The doctrine of improper joinder “implements the [federal courts'] duty to not allow manipulation of our jurisdiction.” Smallwood, 385 F.3d at 576. “[A] non-diverse party is improperly joined if the plaintiff is unable ‘to establish a cause of action against the non-diverse party in state court.'” Flagg v. Stryker Corp. 819 F.3d 132, 136 (5th Cir. 2016) (citation omitted). Simply stated, “the test for improper joinder ‘is whether the defendant has demonstrated that there is no possibility of recovery by the plaintiff against the in-state defendant.'” Id. (citation omitted). Where the Court finds that a defendant has been improperly joined, it “may disregard the citizenship of that defendant [for diversity purposes], dismiss the non-diverse defendant from the case, and exercise subject matter jurisdiction over the remaining diverse defendant.” Id.
To establish fraudulent or improper joinder, the removing party bears the burden of demonstrating “(1) actual fraud in the pleadings of jurisdictional facts, or (2) inability of the plaintiff to establish a cause of action against the non-diverse party in state court.” McDonal, 408 F.3d at 183 (citation omitted). “[A] court may choose to use either one of the two analyses, but it must use one and only one of them, not neither or both.” Int'l Energy Ventures Magmt., LLC v. United Energy Group, Ltd., 818 F.3d 193, 207 (5th Cir. 2016). Jurisdictional facts are determined at the time of the removal, and the district court “must examine the plaintiff's possibility of recovery against the defendant at the time of removal.” Flagg, 819 F.3d at 137 (emphasis in original). While the removing party's burden of demonstrating improper joinder is a heavy one, more than a mere theoretical possibility of recovery under state law is needed to survive a claim of improper joinder. Stewart v. Glenburney Healthcare, No. 5:08-cv-270, 2008 WL 5412311, at *2 (S.D.Miss. Dec. 28, 2008) (citing Badon v. RJR Nabisco, Inc., 236 F.3d 282, 286 n.4 (5th Cir. 2000)).
In determining whether a non-diverse defendant has been improperly joined, the court may “conduct a Rule 12(b)(6)-type analysis, looking initially at the allegations of the complaint to determine whether the complaint states a claim under state law against the in-state defendant.” Bell v. Texaco, Inc., 493 Fed. App'x, 587, 591 (5th Cir. 2012) (citing Smallwood, 385 F.3d at 573). Alternatively, the district court may, in its discretion, “pierce the pleadings” to consider summary judgment-type evidence. Smallwood, 385 F.3d at 573-74. “[T]he focus of the inquiry must be on the joinder, not the merits of the plaintiff's case.” Id., at 573.
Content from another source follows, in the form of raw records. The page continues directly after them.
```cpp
static int launch_adam(mz_learner* h, const AdamArgs& a, hipStream_t st) {
    int maxcnt = 0;
    for (int i = 0; i < 2 * NLAYER; i++) {
        const LTensor& t = h->P.t[i];
// ... 40 lines not shown
        static const char* names[9] = {"d_state", "d_action", "d_pi_prob", "d_value", "d_reward", "d_index", "d_weights", "d_loss", "d_priorities"};
        for (int i = 0; i < 9; i++) {
            if (ptrs[i] == h->checked_ptr[i]) continue;
            hipPointerAttribute_t at{};
            const hipError_t e = hipPointerGetAttributes(&at, ptrs[i]);
            if (e != hipSuccess || at.type != hipMemoryTypeDevice || at.device != h->device) {
                (void)hipGetLastError();
                return fail(MZL_E_INVALID, std::string(names[i]) + " is not memory of the learner's GPU (the batch is read where the replay lives: keep it in HBM)");
            }
            h->checked_ptr[i] = ptrs[i];
        }
    }
    if (b->action_bytes == 1 && h->cfg.num_actions > 128) return fail(MZL_E_INVALID, "num_actions > 128 needs int16 actions");
    HIPCHK(hipSetDevice(h->device));
    hipStream_t st = reinterpret_cast<hipStream_t>(stream);
    const LNet& n = h->net;
    LBatch bt{};
    bt.state = b->d_state; bt.action = b->d_action; bt.pi = b->d_pi_prob; bt.value = b->d_value; bt.reward = b->d_reward;
    bt.idx = b->d_index; bt.w = b->d_weights; bt.prio = b->d_priorities; bt.B = b->batch; bt.tiles = tiles16(b->batch);
    bt.state_i8 = b->state_is_int8; bt.action_bytes = b->action_bytes;
    const int tiles = bt.tiles, K = n.K;
    if (h->jobs_tiles != tiles) {
        std::vector<DwJob> jj = h->jobs;
        for (auto& j : jj) j.R *= tiles;
        std::vector<DwBig> bb = h->big;
        for (auto& j : bb) j.R *= tiles;
        HIPCHK(hipMemcpyAsync(h->d_jobs, jj.data(), jj.size() * sizeof(DwJob), hipMemcpyHostToDevice, st));
        HIPCHK(hipMemcpyAsync(h->d_big, bb.data(), bb.size() * sizeof(DwBig), hipMemcpyHostToDevice, st));
        HIPCHK(hipMemsetAsync(h->grads, 0, (size_t)h->P.total * h->cfg.grad_slices * sizeof(float), st));
        HIPCHK(hipStreamSynchronize(st));
        h->jobs_tiles = tiles;
    }
    const size_t lds = (size_t)h->lds_bytes;
    const int fast_max_tiles = h->fast_max_tiles;
    const int chain_max_tiles = h->stage_fast_max_tiles;
    const bool fast_heads = h->fast && tiles < fast_max_tiles;
    const bool fast_chain_base = h->fast && (fast_heads || tiles <= chain_max_tiles);
    const bool chain = h->fast && n.h_t * 64 <= LT && tiles >= h->chain_min_tiles && tiles <= h->chain_max_tiles;
    const int sliced_ok = (h->back_parts > 1 && tiles * h->back_parts <= 512) ? h->back_parts : 1;
    const bool fast_chain = fast_chain_base || chain;
    const int fparts = (!chain && fast_chain && sliced_ok > 1 && n.in_t <= WKG && n.h_t + n.a_t <= WKG) ? h->back_parts : 1;
    if (fast_chain) {
        if (fparts > 1) {
            for (int k = -1; k < K; k++) hipLaunchKernelGGL(k_learn_fwd_sliced<true>, dim3(tiles, fparts), dim3(LT), lds, st, n, h->sv, bt, h->o, k, fparts);
            hipLaunchKernelGGL(k_learn_fwd_sliced<true>, dim3(tiles, 1), dim3(LT), lds, st, n, h->sv, bt, h->o, K, fparts);
        } else if (chain) {
            if (fast_chain_base) hipLaunchKernelGGL(k_learn_repr<true>, dim3(tiles), dim3(LT), lds, st, n, h->sv, bt, h->o);
            else hipLaunchKernelGGL(k_learn_repr<false>, dim3(tiles), dim3(LT), lds, st, n, h->sv, bt, h->o);
            hipLaunchKernelGGL(k_learn_dyn_chain, dim3(tiles < h->num_cus ? tiles : h->num_cus), dim3(LT), lds, st, n, h->sv, bt, h->o);
        } else {
            hipLaunchKernelGGL(k_learn_repr<true>, dim3(tiles), dim3(LT), lds, st, n, h->sv, bt, h->o);
            for (int k = 0; k < K; k++) hipLaunchKernelGGL(k_learn_unroll<true>, dim3(tiles), dim3(LT), lds, st, n, h->sv, bt, h->o, k, 0);
        }
    } else {
        hipLaunchKernelGGL(k_learn_repr<false>, dim3(tiles), dim3(LT), lds, st, n, h->sv, bt, h->o);
        for (int k = 0; k < K; k++) hipLaunchKernelGGL(k_learn_unroll<false>, dim3(tiles), dim3(LT), lds, st, n, h->sv, bt, h->o, k, 0);
    }
    if (fast_heads) {
        hipLaunchKernelGGL(k_learn_unroll<true>, dim3(tiles, 3, K), dim3(LT), lds, st, n, h->sv, bt, h->o, 0, 1);
    } else {
        static const bool heads3_on = !getenv("MZL_NO_HEADS3");
        const bool heads3 = heads3_on && n.p_t <= 4 * LW && n.a_t <= 2 && n.sv_t <= 2 && n.sr_t <= 2 && 3 * (h->lds_heads + 512) <= 160 * 1024;
        if (heads3) hipLaunchKernelGGL((k_learn_unroll<false, 3>), dim3(tiles, 3, K), dim3(LT), (size_t)h->lds_heads, st, n, h->sv, bt, h->o_heads, 0, 1);
        else hipLaunchKernelGGL(k_learn_unroll<false>, dim3(tiles, 3, K), dim3(LT), lds, st, n, h->sv, bt, h->o, 0, 1);
    }
    if (fast_chain) {
        LSave svb = h->sv;
        svb.dx_parts = chain ? 1 : sliced_ok;
        if (svb.dx_parts > 1) {
            for (int k = K - 1; k >= -1; k--) hipLaunchKernelGGL(k_learn_back_sliced<true>, dim3(tiles, svb.dx_parts), dim3(LT), lds, st, n, svb, bt, h->o, k);
        } else if (chain) {
            hipLaunchKernelGGL(k_learn_dyn_back_chain, dim3(tiles < h->num_cus ? tiles : h->num_cus), dim3(LT), lds, st, n, svb, bt, h->o);
            if (fast_chain_base) hipLaunchKernelGGL(k_learn_back<true>, dim3(tiles), dim3(LT), lds, st, n, svb, bt, h->o, -1);
            else hipLaunchKernelGGL(k_learn_back<false>, dim3(tiles), dim3(LT), lds, st, n, svb, bt, h->o, -1);
        } else {
            for (int k = K - 1; k >= -1; k--) hipLaunchKernelGGL(k_learn_back<true>, dim3(tiles), dim3(LT), lds, st, n, svb, bt, h->o, k);
        }
    } else {
        for (int k = K - 1; k >= -1; k--) hipLaunchKernelGGL(k_learn_back<false>, dim3(tiles), dim3(LT), lds, st, n, h->sv, bt, h->o, k);
    }
    const int n_loss = 3 * K * tiles;
// ... 40 lines not shown
```

### muzero_amd/csrc/mz_learn.h

```cpp
#pragma once
#include <type_traits>

#include "mz_device.h"

namespace mzl {

typedef float f32x4 __attribute__((ext_vector_type(4)));

constexpr int LW = 8;
constexpr int LT = LW * 64;
constexpr int TILE = 16;
constexpr int RPS = LT / TILE;
constexpr int DX_PARTS = 4;

__device__ __forceinline__ int pk(int k, int e) { return (((k >> 4) * 64 + ((k >> 2) & 3) * 16 + e) << 2) + (k & 3); }

enum { REP0 = 0, REP1, DYN0, DYN1, REW0, REW1, POL0, POL1, VAL0, VAL1, NLAYER };

struct LLayer {
    const float* wp;
    const float* wtp;
    const float* b;
    int n, k;
    int nt, kg;
// ... 259 lines not shown
__device__ __forceinline__ f32x4 g_get_T(const float* blocks, int t, int lane) {
    const float4 v = reinterpret_cast<const float4*>(blocks)[t * 64 + lane];
    return f32x4{v.x, v.y, v.z, v.w};
}
__device__ __forceinline__ void save_T_from_pk(const float* lds, int nt, float* blocks, int tid) {
    for (int u = tid; u < nt * 64; u += LT) {
        const int t = u >> 6, lane = u & 63, f = lane & 15, sq = lane >> 4;
        const float* p = lds + (((t * 64 + (f >> 2) * 16 + 4 * sq) << 2) + (f & 3));
        reinterpret_cast<float4*>(blocks)[u] = make_float4(p[0], p[4], p[8], p[12]);
    }
}
__device__ __forceinline__ void copy_f4(float* dst, const float* src, int nfloat4, int tid) {
    for (int i = tid; i < nfloat4; i += LT) reinterpret_cast<float4*>(dst)[i] = reinterpret_cast<const float4*>(src)[i];
}

__device__ __forceinline__ float half_sum(float v) {
    v = mz::butterfly16(v);
    return v + __shfl_xor(v, 16, 64);
}
__device__ __forceinline__ float half_max(float v) {
    v = mz::butterfly16_max(v);
    const float o = __shfl_xor(v, 16, 64);
    return o > v ? o : v;
}
__device__ __forceinline__ float half_min(float v) {
    v = mz::butterfly16_min(v);
    const float o = __shfl_xor(v, 16, 64);
    return o < v ? o : v;
}

// ... 180 lines not shown
        const f32x4 r = {fmaxf(a[0], 0.0f), fmaxf(a[1], 0.0f), fmaxf(a[2], 0.0f), fmaxf(a[3], 0.0f)};
        g_put_T(h1b, t, lane, r);
        lds_put_T(lds + o.H1, t, lane, r);
    }, NoPf{});
    __syncthreads();
    ks_mma<F>(w2, net.L[REP1].wp, net.L[REP1].b, net.h_t, net.p_t, lds + o.H1, lds + o.RED, wave, lane,
           [&](int t, f32x4 a) { lds_put_T(lds + o.HN, t, lane, a); }, NoPf{});
    __syncthreads();
    normalize_fwd(lds + o.HN, lds + o.HS, net.H, net.h_t, tid);
    __syncthreads();
    const size_t cb = blk(0, tiles, tile, net.h_t);
    copy_f4(sv.uc + cb, lds + o.HN, net.h_t * 64, tid);
    copy_f4(sv.hc + cb, lds + o.HS, net.h_t * 64, tid);
}
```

Generally, the plaintiff's complaint must contain “enough facts to state a claim to relief that is plausible on its face.” Harried v. Forman Perry Watkins Krutz & Tardy, 813 F.Supp.2d 835, 840 (S.D.Miss. July 12, 2011) (quoting Bell Atl. Corp. v. Twombly, 550 U.S. 544, 570 (2007)). This means that there is “factual content that allows the court to draw the reasonable inference that the defendant is liable for the misconduct alleged.” Ashcroft v. Iqbal, 556 U.S. 662, 678 (2009) (citation omitted). In conducting this analysis on a motion to remand, the district court must apply the federal pleading standard. Int'l Energy Ventures, 818 F.3d at 208.
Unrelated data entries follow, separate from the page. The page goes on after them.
template <int BA, bool HEXT, int WPB = WV_WPB, int ABL = 0, bool WBUF = true, int LUT = 2, int SKIP = 0, bool DESCR = false,
          typename... Mer>
__global__ __launch_bounds__(64 * WPB, sizeof...(Mer) ? 2 : (WPB == 8 ? 4 : 3)) void rx_symbols_wave_kernel(FastParams<float> P, WaveLayout lay,
                                                                  const cx<float>* __restrict__ rx, int64_t n_frames,
                                                                  uint32_t* __restrict__ bits_out,
                                                                  const uint32_t* __restrict__ ref_bits,
                                                                  uint32_t* __restrict__ errors_out,
                                                                  cx<float>* __restrict__ h_out,
                                                                  int32_t* __restrict__ index_out, DemapTable<float> tab,
                                                                  Mer... mer) {
  using T = float;
  constexpr bool MER = sizeof...(Mer) == 1;
  extern __shared__ __attribute__((aligned(16))) unsigned char smem[];
  const int lane = threadIdx.x & 63;
  const int wave = __builtin_amdgcn_readfirstlane(threadIdx.x >> 6);
  const int n_waves_wg = blockDim.x >> 6;
  const unsigned lane8 = 8u * lane;
  auto tw32_at = [&](int row) { return *(const cx<T>*)(smem + WV_OFF_TW + 512 * row + lane8); };
  auto twbl_at = [&](int row) { return *(const cx<T>*)(smem + WV_OFF_TWB + 512 * row + lane8); };
  {
    cx<T>* const tw32 = (cx<T>*)(smem + WV_OFF_TW);
    cx<T>* const twbl = (cx<T>*)(smem + WV_OFF_TWB);
    for (int i = threadIdx.x; i < WV_TW_ROWS * 64; i += blockDim.x) {
      const int kj = i / 64 + 1, l = i & 63;
      tw32[i] = P.tw[(kj * l) & (WV_N - 1)];
    }
    for (int i = threadIdx.x; i < 7 * 64; i += blockDim.x) {
      const int t = i / 64 + 1, l = i & 63;
      twbl[i] = P.tw[t * (l & 7) * 32];
    }
  }
  const int nd = P.nd, taps = P.taps, n_symb = P.n_symb, n_carrier = P.n_carrier;
  const int Lsym = WV_N + P.t_guard;
  const int64_t Lframe = (int64_t)Lsym * n_symb;
  const int CB = lay.cb;
  const int c_out = lane >> 3, ka_out = lane & 7;
  auto kk_of = [&](int t) { return 32 * (ka_out + 8 * (t & 1)) + (t >> 1) + 4 * c_out; };
  if (wave == 0) {
#pragma unroll
    for (int r = 0; r < 4; ++r) {
      const int k0 = kk_of(2 * r), k1 = kk_of(2 * r + 1);
      const unsigned d0 = k0 < n_carrier ? (unsigned)(unsigned short)P.drole[k0] : 0xffffu;
      const unsigned d1 = k1 < n_carrier ? (unsigned)(unsigned short)P.drole[k1] : 0xffffu;
      *(unsigned*)(smem + WV_OFF_DD + 512 * r + lane8) = d0 | (d1 << 16);
    }
  }
  const T* const lut = (const T*)(smem + WV_OFF_LUT);
  if constexpr (BA >= 2) demap_lut_fill<T, BA>(tab, (T*)(smem + WV_OFF_LUT), threadIdx.x);
  double* const mer_out = mer_sums_of(mer...);
  const T* mt = nullptr;
  if constexpr (MER) {
    __shared__ T mer_tab[32];
    mer_tab_fill<T>(tab, mer_tab, threadIdx.x);
    mt = mer_tab;
  }
  __syncthreads();
  const unsigned wbase = WV_OFF_WAVE + (unsigned)wave * lay.wave_bytes;
  unsigned char* const trl = smem + wbase + lane8;
  uint8_t* const codes = smem + wbase + WV_CODES_OFF;
  auto code_ptr = [&](uint8_t* base, int t) {
    const unsigned d = (*(const unsigned*)(smem + WV_OFF_DD + 512 * (t >> 1) + lane8) >> (16 * (t & 1))) & 0xffffu;
    return d == 0xffffu ? (uint8_t*)(trl + WV_TRASH_OFF) : base + d;
  };
  auto mer_take = [&](int t, int code, cx<T> z, double& s1, double& s2) __attribute__((always_inline)) {
    const unsigned d = (*(const unsigned*)(smem + WV_OFF_DD + 512 * (t >> 1) + lane8) >> (16 * (t & 1))) & 0xffffu;
    if (d != 0xffffu) mer_add(mer_ideal<T, BA>(tab, mt, code), z, s1, s2);
  };
  cx<T>* const t1w = (cx<T>*)trl;
  cx<T>* const t1r = (cx<T>*)(smem + wbase) + 72 * (lane >> 3) + (lane & 7);
  cx<T>* const t2w = (cx<T>*)(smem + wbase) + 65 * (lane & 7) + 8 * (lane >> 3);
  cx<T>* const t2r = (cx<T>*)trl;

  const int64_t wave_id = (int64_t)blockIdx.x * n_waves_wg + wave, n_waves = (int64_t)gridDim.x * n_waves_wg;
  cx<T> v[32];
  cx<T> w[8];
  if (wave_id < n_frames && n_symb > 1) {
    const cx<T>* src = rx + wave_id * Lframe + Lsym + P.t_guard + lane;
#pragma unroll
    for (int r = 0; r < (WBUF ? 3 : 4); ++r)
#pragma unroll
      for (int c = 0; c < 8; ++c) v[4 * c + r] = nt_load(src + 64 * (4 * c + r));
    if constexpr (WBUF) {
#pragma unroll
      for (int c = 0; c < 8; ++c) w[c] = nt_load(src + 64 * (4 * c + 3));
    }
  }
  auto do_frame = [&](auto SC, int64_t f) __attribute__((always_inline)) {
    constexpr int S0 = decltype(SC)::value;
    const cx<T>* frx = rx + f * Lframe;
    const int64_t fnext = f + n_waves;
    cx<T> geq[8];
    if constexpr (HEXT) {
#pragma unroll
      for (int t = 0; t < 8; ++t) {
        geq[t] = mk<T>(0, 0);
        if (kk_of(t) < n_carrier) {
          const cx<T> H = P.h_in[f * n_carrier + kk_of(t)];
          if (h_out) h_out[f * n_carrier + kk_of(t)] = H;
          geq[t] = cdiv(mk<T>(1, 0), H);
        }
      }
    } else {
      double hr[8], hi[8];
#pragma unroll
      for (int t = 0; t < 8; ++t) hr[t] = hi[t] = 0.0;
      for (int q = 0; q < taps; ++q) {
        const int idx = P.tap_idx[f * taps + q];
        const c64 x = P.tap_x[f * taps + q];
        if (index_out && lane == 0) index_out[f * taps + q] = idx + 1;
        const int id0 = idx < 0 ? 0 : idx;
#pragma unroll
        for (int t = 0; t < 8; ++t) {
          const int e = (id0 * kk_of(t)) & (WV_N - 1);
          const float turns = (float)e * (1.0f / (float)WV_N);
          const float ws = __builtin_amdgcn_sinf(turns), wc = __builtin_amdgcn_cosf(turns);
          hr[t] += x.x * (double)wc + x.y * (double)ws;
          hi[t] += x.y * (double)wc - x.x * (double)ws;
        }
      }
#pragma unroll
      for (int t = 0; t < 8; ++t) {
        geq[t] = mk<T>(0, 0);
        if (kk_of(t) < n_carrier) {
          const cx<T> H = mk<T>((T)hr[t], (T)hi[t]);
          if (h_out) h_out[f * n_carrier + kk_of(t)] = H;
          geq[t] = cdiv(mk<T>(1, 0), H);
        }
      }
    }
    double s1 = 0, s2 = 0;
#pragma unroll
    for (int t = 0; t < 8; ++t) {
      const cx<T> z = (kk_of(t) < n_carrier ? P.stash[f * n_carrier + kk_of(t)] : mk<T>(0, 0)) * geq[t];
      const int code = slice_wave<BA, LUT>(tab, lut, z);
      *code_ptr(codes, t) = (uint8_t)code;
      if constexpr (MER) mer_take(t, code, z, s1, s2);
    }
    unsigned err = 0;
    int slot = 1;
    int64_t code0 = 0;
    uint32_t* const dslot = (uint32_t*)(smem + wbase + WV_DESCR_OFF);
    if constexpr (DESCR) { if (lane == 0) *dslot = P.descr; }
    auto symbol = [&](auto LC, int s) __attribute__((always_inline)) {
      constexpr int L = decltype(LC)::value;
      const cx<T>* nsrc = frx + (int64_t)s * Lsym + P.t_guard + lane;
      if (s + 1 < n_symb) nsrc += Lsym;
      else if (fnext < n_frames) nsrc = rx + fnext * Lframe + Lsym + P.t_guard + lane;
      uint8_t* const cslot = codes + slot * nd;
      {
#pragma unroll
        for (int j0 = 0; j0 < 4; ++j0) {
          if (WBUF && j0 == 3) {
            dft8<T, false>(w[0], w[1], w[2], w[3], w[4], w[5], w[6], w[7]);
#pragma unroll
            for (int ka = 0; ka < 8; ++ka) v[wv_reg(L, 3, ka)] = w[ka];
            if constexpr (ABL != 1) {
#pragma unroll
              for (int m = 0; m < 8; ++m) w[m] = nt_load(nsrc + 64 * (3 + 4 * m));
            }
          } else {
            dft8<T, false>(v[wv_reg(L, j0, 0)], v[wv_reg(L, j0, 1)], v[wv_reg(L, j0, 2)], v[wv_reg(L, j0, 3)], v[wv_reg(L, j0, 4)],
                           v[wv_reg(L, j0, 5)], v[wv_reg(L, j0, 6)], v[wv_reg(L, j0, 7)]);
          }
          if (j0 > 0) {
#pragma unroll
            for (int ka = 1; ka < 8; ++ka)
              if (!((SKIP >> (ka & 3)) & 1)) v[wv_reg(L, j0, ka)] = v[wv_reg(L, j0, ka)] * w32(j0 * ka);
          }
        }
#pragma unroll
        for (int ka = 0; ka < 8; ++ka)
          if (!((SKIP >> (ka & 3)) & 1))
            dft4<T, false>(v[wv_reg(L, 0, ka)], v[wv_reg(L, 1, ka)], v[wv_reg(L, 2, ka)], v[wv_reg(L, 3, ka)]);
#pragma unroll
        for (int r = 0; r < 4; ++r) {
          const bool skip = (SKIP >> r) & 1;
          cx<T> z_keep[8];
          if (!skip) {
#pragma unroll
            for (int c = 0; c < 8; ++c) {
              const int kj = r + 4 * c, ka = r + 4 * (c & 1), kb = c >> 1;
              const cx<T> z = kj == 0 ? v[wv_reg(L, kb, ka)] : v[wv_reg(L, kb, ka)] * tw32_at(kj - 1);
              t1w[72 * c] = z;
              z_keep[c] = z;
            }
// ... 55 lines not shown
    for (int s = 1; s < n_symb; s += 2) {
      symbol(std::integral_constant<int, S0>{}, s);
      if (s + 1 < n_symb) symbol(std::integral_constant<int, 1 - S0>{}, s + 1);
    }
    if (n_symb == 1) {
      const int n_codes = nd, pad_to = (n_codes + 31) & ~31;
      if (lane < pad_to - n_codes) codes[n_codes + lane] = 0;
      wave_sync();
      err += pack_frame_t<2 * BA, DESCR>(codes, n_codes, P.bps, P.frame_words, bits_out ? bits_out + f * P.frame_words : nullptr,
                                         ref_bits ? ref_bits + f * P.frame_words : nullptr, lane, 64, P.descr);
      wave_sync();
    }
    if (ref_bits && errors_out) {
      for (int off = 32; off > 0; off >>= 1) err += __shfl_xor(err, off, 64);
      if (lane == 0) errors_out[f] = err;
    }
    if constexpr (MER) {
      mer_wave_sum(s1, s2);
      if (lane == 0) *(double2*)(mer_out + 2 * f) = make_double2(s1, s2);
    }
  };
  const bool odd = ((n_symb - 1) & 1) != 0;
  for (int64_t f = wave_id; f < n_frames;) {
    do_frame(std::integral_constant<int, 0>{}, f);
    f += n_waves;
    if (odd) {
      if (f >= n_frames) break;
      do_frame(std::integral_constant<int, 1>{}, f);
      f += n_waves;
    }
  }
}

This Court can resolve Plaintiff's Motion to Remand with an analysis of Rule12(b)(6)of the Federal Rules of Civil Procedure. To survive a 12(b)(6) motion under this heightened pleading standard, a complaint must state a “plausible claim for relief.” Ashcroft v. Iqbal, 556 U.S. 662, 679 (2009). See also Bell Atlantic Corp. v. Twombly, 550 U.S. 544, 547 (2007). “Threadbare recitals of the elements of a cause of action, supported by mere conclusory statements, do not suffice.” Iqbal, at 678 (emphasis added). “The plausibility standard is not akin to a ‘probability requirement,' but it asks for more than a sheer possibility that a defendant has acted unlawfully.” Id. The allegations of the complaint must have “nudged [the] claims across the line from conceivable to plausible ....” Twombly, 550 U.S. at 569. “Where a complaint pleads facts that are‘merely consistent with' a defendant's liability, it ‘stops short of the line between possibility and plausibility of ‘entitlement to relief.'” Iqbal, at 678 (quoting Twombly, 550 U.S. at 557). In Iqbal, the plaintiff alleged that the defendants “‘knew of, condoned, and willfully and maliciously agreed to subject [him]' to harsh conditions of confinement ....” 556 U.S. at 680. The United States Supreme Court held that these are mere “bare assertions” which amount to a “formulaic recitation of the elements” of the claim. Id. at 681. The Supreme Court held that the “allegations are conclusory and not entitled to be assumed true.” Id.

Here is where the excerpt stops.